# DATA FOR THIS EXERCISE
╭──

diff --git a/automatic-ar_amd/csrc/solve_kernels.hip b/automatic-ar_amd/csrc/solve_kernels.hip
--- a/automatic-ar_amd/csrc/solve_kernels.hip
+++ b/automatic-ar_amd/csrc/solve_kernels.hip
@@ -1,7 +1,9 @@
+#include <algorithm>
 #include <type_traits>
 #include "geom.hpp"
 #include "kernels.h"
 #include "backsub.hpp"
+#include "passb.hpp"
 
 namespace aar {
 
@@ -118,23 +120,17 @@
 
 __global__ void __launch_bounds__(256) k_reduce_scalars(const ReduceArgs r) { reduce_scalars_body(r); }
 
-template <int PRE, int NW = 4>
-__global__ void __launch_bounds__(64 * NW) k_schur(const int32_t *__restrict__ sw_ent, const int32_t *__restrict__ sw_begin,
-                                               const int32_t *__restrict__ sw_end, const int4 *__restrict__ pair_rec,
-                                               const int32_t *__restrict__ fslot_ent, const double *__restrict__ W,
-                                               const double *__restrict__ Vinv, const double *__restrict__ hf, int A,
-                                               int n_pad, double sign, double *__restrict__ S, double *__restrict__ rhs,
-                                               int rider, const ReduceArgs red, double *__restrict__ part = nullptr,
-                                               const int64_t *__restrict__ part_off = nullptr) {
-    if (rider && blockIdx.x == 0) {
-        reduce_scalars_body(red);
-        return;
-    }
-    extern __shared__ __align__(16) double lds[];
+template <int PRE, int NW>
+__device__ __forceinline__ void schur_item(double *lds, const int w, const int32_t *__restrict__ sw_ent, const int32_t *__restrict__ sw_begin,
+                                           const int32_t *__restrict__ sw_end, const int4 *__restrict__ pair_rec,
+                                           const int32_t *__restrict__ fslot_ent, const double *__restrict__ W,
+                                           const double *__restrict__ Vinv, const double *__restrict__ hf, int A,
+                                           int n_pad, double sign, double *__restrict__ S, double *__restrict__ rhs,
+                                           double *__restrict__ part, const int64_t *__restrict__ part_off) {
     double *panel = lds;
     double *pg = lds + (size_t)A * 36;
     double *ysc = pg + 8;
-    const int w = (int)blockIdx.x - rider, tid = threadIdx.x, lane = tid & 63, wave = __builtin_amdgcn_readfirstlane(tid >> 6);
+    const int tid = threadIdx.x, lane = tid & 63, wave = __builtin_amdgcn_readfirstlane(tid >> 6);
     const int a = sw_ent[w], pb = sw_begin[w], pe = sw_end[w];
     for (int i = tid; i < (a + 1) * 36; i += 64 * NW) panel[i] = 0.0;
     if (tid < 8) pg[tid] = 0.0;
@@ -261,6 +257,38 @@
     if (tid < 6) atomicAdd(rhs + 6 * a + tid, -sign * pg[tid]);
 }
 
+template <int PRE, int NW = 4>
+__global__ void __launch_bounds__(64 * NW) k_schur(const int32_t *__restrict__ sw_ent, const int32_t *__restrict__ sw_begin,
+                                               const int32_t *__restrict__ sw_end, const int4 *__restrict__ pair_rec,
+                                               const int32_t *__restrict__ fslot_ent, const double *__restrict__ W,
+                                               const double *__restrict__ Vinv, const double *__restrict__ hf, int A,
+                                               int n_pad, double sign, double *__restrict__ S, double *__restrict__ rhs,
+                                               int rider, const ReduceArgs red, double *__restrict__ part = nullptr,
+                                               const int64_t *__restrict__ part_off = nullptr) {
+    if (rider && blockIdx.x == 0) {
+        reduce_scalars_body(red);
+        return;
+    }
+    extern __shared__ __align__(16) double lds[];
+    schur_item<PRE, NW>(lds, (int)blockIdx.x - rider, sw_ent, sw_begin, sw_end, pair_rec, fslot_ent, W, Vinv, hf, A, n_pad, sign, S, rhs, part, part_off);
+}
+
+struct SchurItemArgs {
+    const int32_t *sw_ent, *sw_begin, *sw_end; const int4 *pair_rec; const int32_t *fslot_ent; const double *W, *Vinv, *hf;
+    int A, n_pad, n_swork; double sign; double *S, *rhs;
+};
+template <int PRE, bool LEAN>
+__global__ void __launch_bounds__(256, LEAN ? 2 : 1) k_schur_pb(const SchurItemArgs s, int rider, const ReduceArgs red, const PassBArgs pb) {
+    if (rider && blockIdx.x == 0) {
+        reduce_scalars_body(red);
+        return;
+    }
+    extern __shared__ __align__(16) double lds[];
+    const int w = (int)blockIdx.x - rider;
+    if (w >= s.n_swork) { passB_body<false, LEAN, 8>(pb, lds, (w - s.n_swork) * 4); return; }
+    schur_item<PRE, 4>(lds, w, s.sw_ent, s.sw_begin, s.sw_end, s.pair_rec, s.fslot_ent, s.W, s.Vinv, s.hf, s.A, s.n_pad, s.sign, s.S, s.rhs, nullptr, nullptr);
+}
+
 __global__ void __launch_bounds__(256) k_schur_reduce(const int32_t *__restrict__ se_start, const int32_t *__restrict__ se_items,
                                                       const int64_t *__restrict__ part_off, const double *__restrict__ part, int n_pad,
                                                       double sign, double *__restrict__ S, double *__restrict__ rhs) {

╰──

# WHAT THE EXERCISE ASKS
Only lines that include "template" belong in the answer; copy all of them from the listing.

# ANSWER BOX
-template <int PRE, int NW = 4>
+template <int PRE, int NW>
+template <int PRE, int NW = 4>
+template <int PRE, bool LEAN>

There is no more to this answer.